* **Work instruction**
Work out how many lines in the entries below include the word "static". Give nothing but the number.

* **Information supplied**
extern "C" int msam_gemm_bf16(const msam_gemm_t* p, void* stream) {
    if (!p || !p->A || !p->W) { msam_set_error("msam_gemm_bf16: null operand"); return 1; }
    if (p->M <= 0 || p->N <= 0 || p->K <= 0 || p->N % BN != 0 || p->K % BK != 0) {
        msam_set_error("msam_gemm_bf16: need M > 0, N % 128 == 0, K % 64 == 0");
        return 1;
    }
    if ((p->lda % 8) || (p->ldw % 8)) { msam_set_error("msam_gemm_bf16: lda/ldw must be multiples of 8"); return 1; }
    if (p->out_mode == 0 && (p->ldc % 4)) { msam_set_error("msam_gemm_bf16: ldc must be a multiple of 4"); return 1; }
    if (p->out_mode == 3 && (!p->out || p->ldc != 3L * p->N || p->N % 4 || p->out_dtype == MSAM_F32 || p->ln_mode || p->split_k > 1 || p->a_dtype == MSAM_FP8)) {
        msam_set_error("msam_gemm_bf16: out_mode 3 (hi + lo pairs) needs a 16-bit output with ldc == 3 N, no fused LayerNorm / split-K / fp8");
        return 1;
    }
    if (p->out_mode < 0 || p->out_mode > 3) { msam_set_error("msam_gemm_bf16: out_mode is 0 .. 3"); return 1; }
    if ((p->table && ((p->table_cols % 4) || (p->table_ld % 4))) || (p->resid && (p->ldr % 4))) {
        msam_set_error("msam_gemm_bf16: table_cols/table_ld/ldr must be multiples of 4");
        return 1;
    }
    if (p->out_mode == 0 && !p->out) { msam_set_error("msam_gemm_bf16: null output"); return 1; }
    if (p->out_mode == 1 && (!p->q || !p->k || !p->v || p->heads * p->head_dim * 3 != p->N || p->head_dim % 4)) {
        msam_set_error("msam_gemm_bf16: bad qkv-split arguments");
        return 1;
    }
    if (p->out_mode == 2 && (!p->k || !p->v || p->N != 256 || p->tokens % 128 || p->M % p->tokens)) {
        msam_set_error("msam_gemm_bf16: bad kv-split arguments (N == 256, tokens % 128 == 0, M % tokens == 0)");
        return 1;
    }
    Epi e;
    e.bias = p->bias; e.table = p->table; e.table_rows = p->table_rows > 0 ? p->table_rows : 1;
    e.table_cols = p->table_cols; e.table_ld = p->table_ld;
    e.resid = p->resid; e.resid_dtype = p->resid ? p->resid_dtype : 0; e.resid_rows = p->resid_rows; e.ldr = p->ldr;
    e.act = p->act; e.out = p->out; e.out_dtype = p->out_dtype; e.ldc = p->ldc;
    e.out_mode = p->out_mode; e.q = (u16*)p->q; e.k = (u16*)p->k; e.v = (u16*)p->v;
    e.heads = p->heads; e.head_dim = p->head_dim; e.tokens = p->tokens;
    e.row_scale = nullptr; e.col_scale = nullptr;
    e.splitk_len = 0;
    e.dbg = MSAM_EXPERIMENTS ? g_tune_gemm_dbg : 0;
    hipStream_t s = (hipStream_t)stream;
    if (p->ln_mode && p->a_dtype == MSAM_FP8) { msam_set_error("msam_gemm_bf16(fp8): no fused LayerNorm epilogue"); return 1; }
    const bool f16 = p->a_dtype == MSAM_F16;
    if (p->ln_mode) {
        if (p->N != 256 || p->out_mode != 0 || !p->ln_w || !p->ln_b || p->ln_mode < 0 || p->ln_mode > 2) {
            msam_set_error("msam_gemm_bf16: fused LayerNorm needs N == 256, plain output and ln_w / ln_b");
            return 1;
        }
        static bool attr_set = false;
        constexpr int LN_LDS = 2 * (64 * 8 + 256 * 8) * 16;
        if (!attr_set) {
            if (hipFuncSetAttribute((const void*)gemm_ln_kernel<false>, hipFuncAttributeMaxDynamicSharedMemorySize, LN_LDS) != hipSuccess ||
                hipFuncSetAttribute((const void*)gemm_ln_kernel<true>, hipFuncAttributeMaxDynamicSharedMemorySize, LN_LDS) != hipSuccess) {
                msam_set_error("msam_gemm_bf16: cannot raise the dynamic LDS limit");
                return 2;
            }
            attr_set = true;
        }
        if ((p->ln_out_a || p->ln_out_b) && p->ln_mode != 1) { msam_set_error("msam_gemm_bf16: ln_out_a / ln_out_b go with ln_mode 1"); return 1; }
        EpiLN ln{p->ln_w, p->ln_b, p->ln_eps, p->ln_mode, p->ln_add, (u16*)p->ln_out_a, (u16*)p->ln_out_b, f16 ? MSAM_F16 : MSAM_BF16};
        const bool prof_ln = g_prof_on && g_prof_n < PROF_MAX;
        if (prof_ln) {
            g_prof[g_prof_n].flops = 2.0 * p->M * (double)p->N * p->K; g_prof[g_prof_n].bytes = 0; g_prof[g_prof_n].family = 5;
            (void)hipEventRecord(g_prof[g_prof_n].a, s);
        }
        if (f16) hipLaunchKernelGGL(gemm_ln_kernel<true>, dim3((p->M + 63) / 64), dim3(256), LN_LDS, s, (const u16*)p->A, (long)p->lda,
                                    (const u16*)p->W, (long)p->ldw, p->M, p->K, e, ln);
        else hipLaunchKernelGGL(gemm_ln_kernel<false>, dim3((p->M + 63) / 64), dim3(256), LN_LDS, s, (const u16*)p->A, (long)p->lda,
                                (const u16*)p->W, (long)p->ldw, p->M, p->K, e, ln);
        if (prof_ln) { (void)hipEventRecord(g_prof[g_prof_n].b, s); ++g_prof_n; }
        return msam_check_launch("msam_gemm_bf16(ln)");
    }
    const bool prof = g_prof_on && g_prof_n < PROF_MAX;
    if (p->a_dtype == MSAM_FP8) {
        if (p->N % G2 || p->K % 128 || (p->lda % 16) || (p->ldw % 16) || p->ln_mode || p->out_mode == 2 || p->table ||
            p->use_glds || !p->row_scale || !p->col_scale ||
            (p->resid && (p->resid_dtype != MSAM_F32 || p->resid_rows))) {
            msam_set_error("msam_gemm_bf16(fp8): need N % 256 == 0, K % 128 == 0, lda / ldw % 16 == 0, row_scale and col_scale, plain or qkv-split "
                           "output, fp32 residual without row wrap, no table");
            return 1;
        }
        static bool attr8 = false;
        if (!attr8) {
            if (hipFuncSetAttribute((const void*)gemm256_kernel<1, true>, hipFuncAttributeMaxDynamicSharedMemorySize, G2_LDS) != hipSuccess) {
                msam_set_error("msam_gemm_bf16: cannot raise the dynamic LDS limit");
                return 2;
            }
            attr8 = true;
        }
        e.row_scale = p->row_scale; e.col_scale = p->col_scale;
        if (prof) {
            g_prof[g_prof_n].flops = 2.0 * p->M * (double)p->N * p->K; g_prof[g_prof_n].bytes = 0; g_prof[g_prof_n].family = 0;
            (void)hipEventRecord(g_prof[g_prof_n].a, s);
        }
        const int tiles8 = ((p->M + G2 - 1) / G2) * (p->N / G2);
        hipLaunchKernelGGL((gemm256_kernel<1, true>), dim3(tiles8), dim3(512), G2_LDS, s, (const u16*)p->A, (long)p->lda,
                           (const u16*)p->W, (long)p->ldw, p->M, p->N, p->K, e);
        if (prof) { (void)hipEventRecord(g_prof[g_prof_n].b, s); ++g_prof_n; }
        return msam_check_launch("msam_gemm_bf16(fp8)");
    }
    int tiles = ((p->M + BM - 1) / BM) * (p->N / BN);
    static int use256 = -1, staging256 = 0;
    if (use256 < 0) {
        const char* v = getenv("MSAM_GEMM256"); use256 = v ? atoi(v) : 1;
        const char* st = getenv("MSAM_GEMM256_STAGING"); staging256 = st ? atoi(st) : G2_DEFAULT_STAGING;
    }
    if (g_gemm256_staging >= 0) staging256 = g_gemm256_staging;
    if (!MSAM_EXPERIMENTS && (staging256 < 0 || staging256 > 3)) staging256 = G2_DEFAULT_STAGING;
    if (MSAM_EXPERIMENTS && use256 && staging256 == 4 && (double)p->M * p->lda * 2 < 2147483648.0 && (double)p->N * p->ldw * 2 < 2147483648.0 && p->split_k <= 1 && (!f16 || p->out_dtype != MSAM_BF16) && !p->use_glds &&
        ((p->M + G2 - 1) / G2) * (p->N / G2) >= 256 && p->N % GW_BN == 0 && p->K % GW_BK == 0 && p->lda % 8 == 0 && p->ldw % 8 == 0 &&
        p->out_mode != 2 && p->out_mode != 3 && !p->table && (!p->resid || (p->resid_dtype == MSAM_F32 && !p->resid_rows))) {
        static bool attr2w = false;
        if (!attr2w) {
            if (hipFuncSetAttribute((const void*)gemm2w_kernel<false>, hipFuncAttributeMaxDynamicSharedMemorySize, GW_LDS) != hipSuccess ||
                hipFuncSetAttribute((const void*)gemm2w_kernel<true>, hipFuncAttributeMaxDynamicSharedMemorySize, GW_LDS) != hipSuccess) {
                msam_set_error("msam_gemm_bf16: cannot raise the dynamic LDS limit");
                return 2;
            }
            attr2w = true;
            if (getenv("MSAM_GEMM_OCC")) {
                int nb = -1;
                (void)hipOccupancyMaxActiveBlocksPerMultiprocessor(&nb, (const void*)gemm2w_kernel<false>, 256, GW_LDS);
                fprintf(stderr, "gemm2w_kernel: %d workgroups per CU (dynamic LDS %d)\n", nb, GW_LDS);
            }
        }
        if (prof) {
            g_prof[g_prof_n].flops = 2.0 * p->M * (double)p->N * p->K; g_prof[g_prof_n].bytes = 0; g_prof[g_prof_n].family = 0;
            (void)hipEventRecord(g_prof[g_prof_n].a, s);
        }
        const int tiles2w = ((p->M + GW_BM - 1) / GW_BM) * (p->N / GW_BN);
        const int gmul = (g_tune_gemm_dbg >> 8) & 15 ? (g_tune_gemm_dbg >> 8) & 15 : 2;
        const int grid2w = tiles2w < gmul * msam_num_cus() ? tiles2w : gmul * msam_num_cus();
        e.gw_class = g_tune_gw_class;
        e.trace = g_gw_trace;
        e.gw_delay = g_tune_gw_delay >= 0 ? g_tune_gw_delay : (p->K / GW_BK) / 4;
        if (f16)
            hipLaunchKernelGGL(gemm2w_kernel<true>, dim3(grid2w), dim3(256), GW_LDS, s, (const u16*)p->A, (long)p->lda, (const u16*)p->W,
                               (long)p->ldw, p->M, p->N, p->K, e);
        else
            hipLaunchKernelGGL(gemm2w_kernel<false>, dim3(grid2w), dim3(256), GW_LDS, s, (const u16*)p->A, (long)p->lda, (const u16*)p->W,
                               (long)p->ldw, p->M, p->N, p->K, e);
        if (prof) { (void)hipEventRecord(g_prof[g_prof_n].b, s); ++g_prof_n; }
        return msam_check_launch("msam_gemm_bf16(2w)");
    }
    if (use256 && p->split_k <= 1 && (!f16 || p->out_dtype != MSAM_BF16) && !p->use_glds && ((p->M + G2 - 1) / G2) * (p->N / G2) >= 256 && p->N % G2 == 0 &&
        p->out_mode != 2 && p->out_mode != 3 && !p->table && (!p->resid || (p->resid_dtype == MSAM_F32 && !p->resid_rows))) {
        static bool attr256 = false;
        if (!attr256) {
            if (hipFuncSetAttribute((const void*)gemm256_kernel<0>, hipFuncAttributeMaxDynamicSharedMemorySize, G2_LDS) != hipSuccess ||
                hipFuncSetAttribute((const void*)gemm256_kernel<1>, hipFuncAttributeMaxDynamicSharedMemorySize, G2_LDS) != hipSuccess ||
                hipFuncSetAttribute((const void*)gemm256_kernel<2>, hipFuncAttributeMaxDynamicSharedMemorySize, G2_LDS) != hipSuccess ||
                hipFuncSetAttribute((const void*)gemm256_kernel<3>, hipFuncAttributeMaxDynamicSharedMemorySize, G2_LDS) != hipSuccess ||
                hipFuncSetAttribute((const void*)gemm256_kernel<3, false, true>, hipFuncAttributeMaxDynamicSharedMemorySize, G2_LDS) != hipSuccess) {
                msam_set_error("msam_gemm_bf16: cannot raise the dynamic LDS limit");
                return 2;
            }
            attr256 = true;
        }
        if (prof) {
            g_prof[g_prof_n].flops = 2.0 * p->M * (double)p->N * p->K; g_prof[g_prof_n].bytes = 0; g_prof[g_prof_n].family = 0;
            (void)hipEventRecord(g_prof[g_prof_n].a, s);
        }
        const int tiles256 = ((p->M + G2 - 1) / G2) * (p->N / G2);
        e.gw_class = msam_num_cus();
        e.gw_delay = g_tune_g3_delay >= 0 ? g_tune_g3_delay : 0;
        e.direct_epi = (MSAM_EXPERIMENTS && (p->out_dtype == MSAM_F32 || (p->out_dtype == MSAM_F16) == f16)) ? g_tune_g3_epi : 0;
#define G2_GO(ST_) hipLaunchKernelGGL(gemm256_kernel<ST_>, dim3(tiles256), dim3(512), G2_LDS, s, (const u16*)p->A, (long)p->lda, \
                                     (const u16*)p->W, (long)p->ldw, p->M, p->N, p->K, e)
        if (f16)
            hipLaunchKernelGGL((gemm256_kernel<3, false, true>), dim3(tiles256), dim3(512), G2_LDS, s, (const u16*)p->A, (long)p->lda,
                               (const u16*)p->W, (long)p->ldw, p->M, p->N, p->K, e);
        else if (staging256 == 1) G2_GO(1); else if (staging256 == 2) G2_GO(2); else if (staging256 == 3) G2_GO(3); else G2_GO(0);
#undef G2_GO
        if (prof) { (void)hipEventRecord(g_prof[g_prof_n].b, s); ++g_prof_n; }
        return msam_check_launch("msam_gemm_bf16(256)");
    }
    if (p->split_k > 1) {
        if (p->out_mode != 0 || p->out_dtype != MSAM_F32 || p->bias || p->table || p->resid || p->act || p->ldc != p->N ||
            p->K % (p->split_k * BK)) {
            msam_set_error("msam_gemm_bf16(split_k): plain fp32 output with ldc == N, no bias / table / residual / activation, K % (split_k * 64) == 0");
            return 1;
        }
        float* parts = msam_det_workspace((size_t)p->split_k * p->M * p->N, 2);
        if (!parts) { msam_set_error("msam_gemm_bf16(split_k): cannot allocate the partial-tile workspace"); return 2; }
        e.out = parts;
        e.splitk_len = p->K / p->split_k;
        if (f16) hipLaunchKernelGGL((gemm_kernel<false, true>), dim3(tiles, p->split_k), dim3(256), 0, s, (const u16*)p->A, (long)p->lda,
                                    (const u16*)p->W, (long)p->ldw, p->M, p->N, p->K, e);
        else hipLaunchKernelGGL(gemm_kernel<false>, dim3(tiles, p->split_k), dim3(256), 0, s, (const u16*)p->A, (long)p->lda,
                                (const u16*)p->W, (long)p->ldw, p->M, p->N, p->K, e);
        if (msam_det_reduce(parts, p->split_k, (long)p->M * p->N, (float*)p->out, 0, stream)) {
            msam_set_error("msam_gemm_bf16(split_k): cannot allocate the reduction workspace");
            return 2;
        }
        return msam_check_launch("msam_gemm_bf16(split_k)");
    }
    if (prof) {
        g_prof[g_prof_n].flops = 2.0 * p->M * (double)p->N * p->K; g_prof[g_prof_n].bytes = 0; g_prof[g_prof_n].family = 5;
        (void)hipEventRecord(g_prof[g_prof_n].a, s);
    }
    if (f16)
        hipLaunchKernelGGL((gemm_kernel<false, true>), dim3(tiles), dim3(256), 0, s, (const u16*)p->A, (long)p->lda,
                           (const u16*)p->W, (long)p->ldw, p->M, p->N, p->K, e);
    else if (p->use_glds)
        hipLaunchKernelGGL(gemm_kernel<true>, dim3(tiles), dim3(256), 0, s, (const u16*)p->A, (long)p->lda,
                           (const u16*)p->W, (long)p->ldw, p->M, p->N, p->K, e);
    else
        hipLaunchKernelGGL(gemm_kernel<false>, dim3(tiles), dim3(256), 0, s, (const u16*)p->A, (long)p->lda,
                           (const u16*)p->W, (long)p->ldw, p->M, p->N, p->K, e);
    if (prof) { (void)hipEventRecord(g_prof[g_prof_n].b, s); ++g_prof_n; }
    return msam_check_launch("msam_gemm_bf16");
}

* **Exercise answer**
5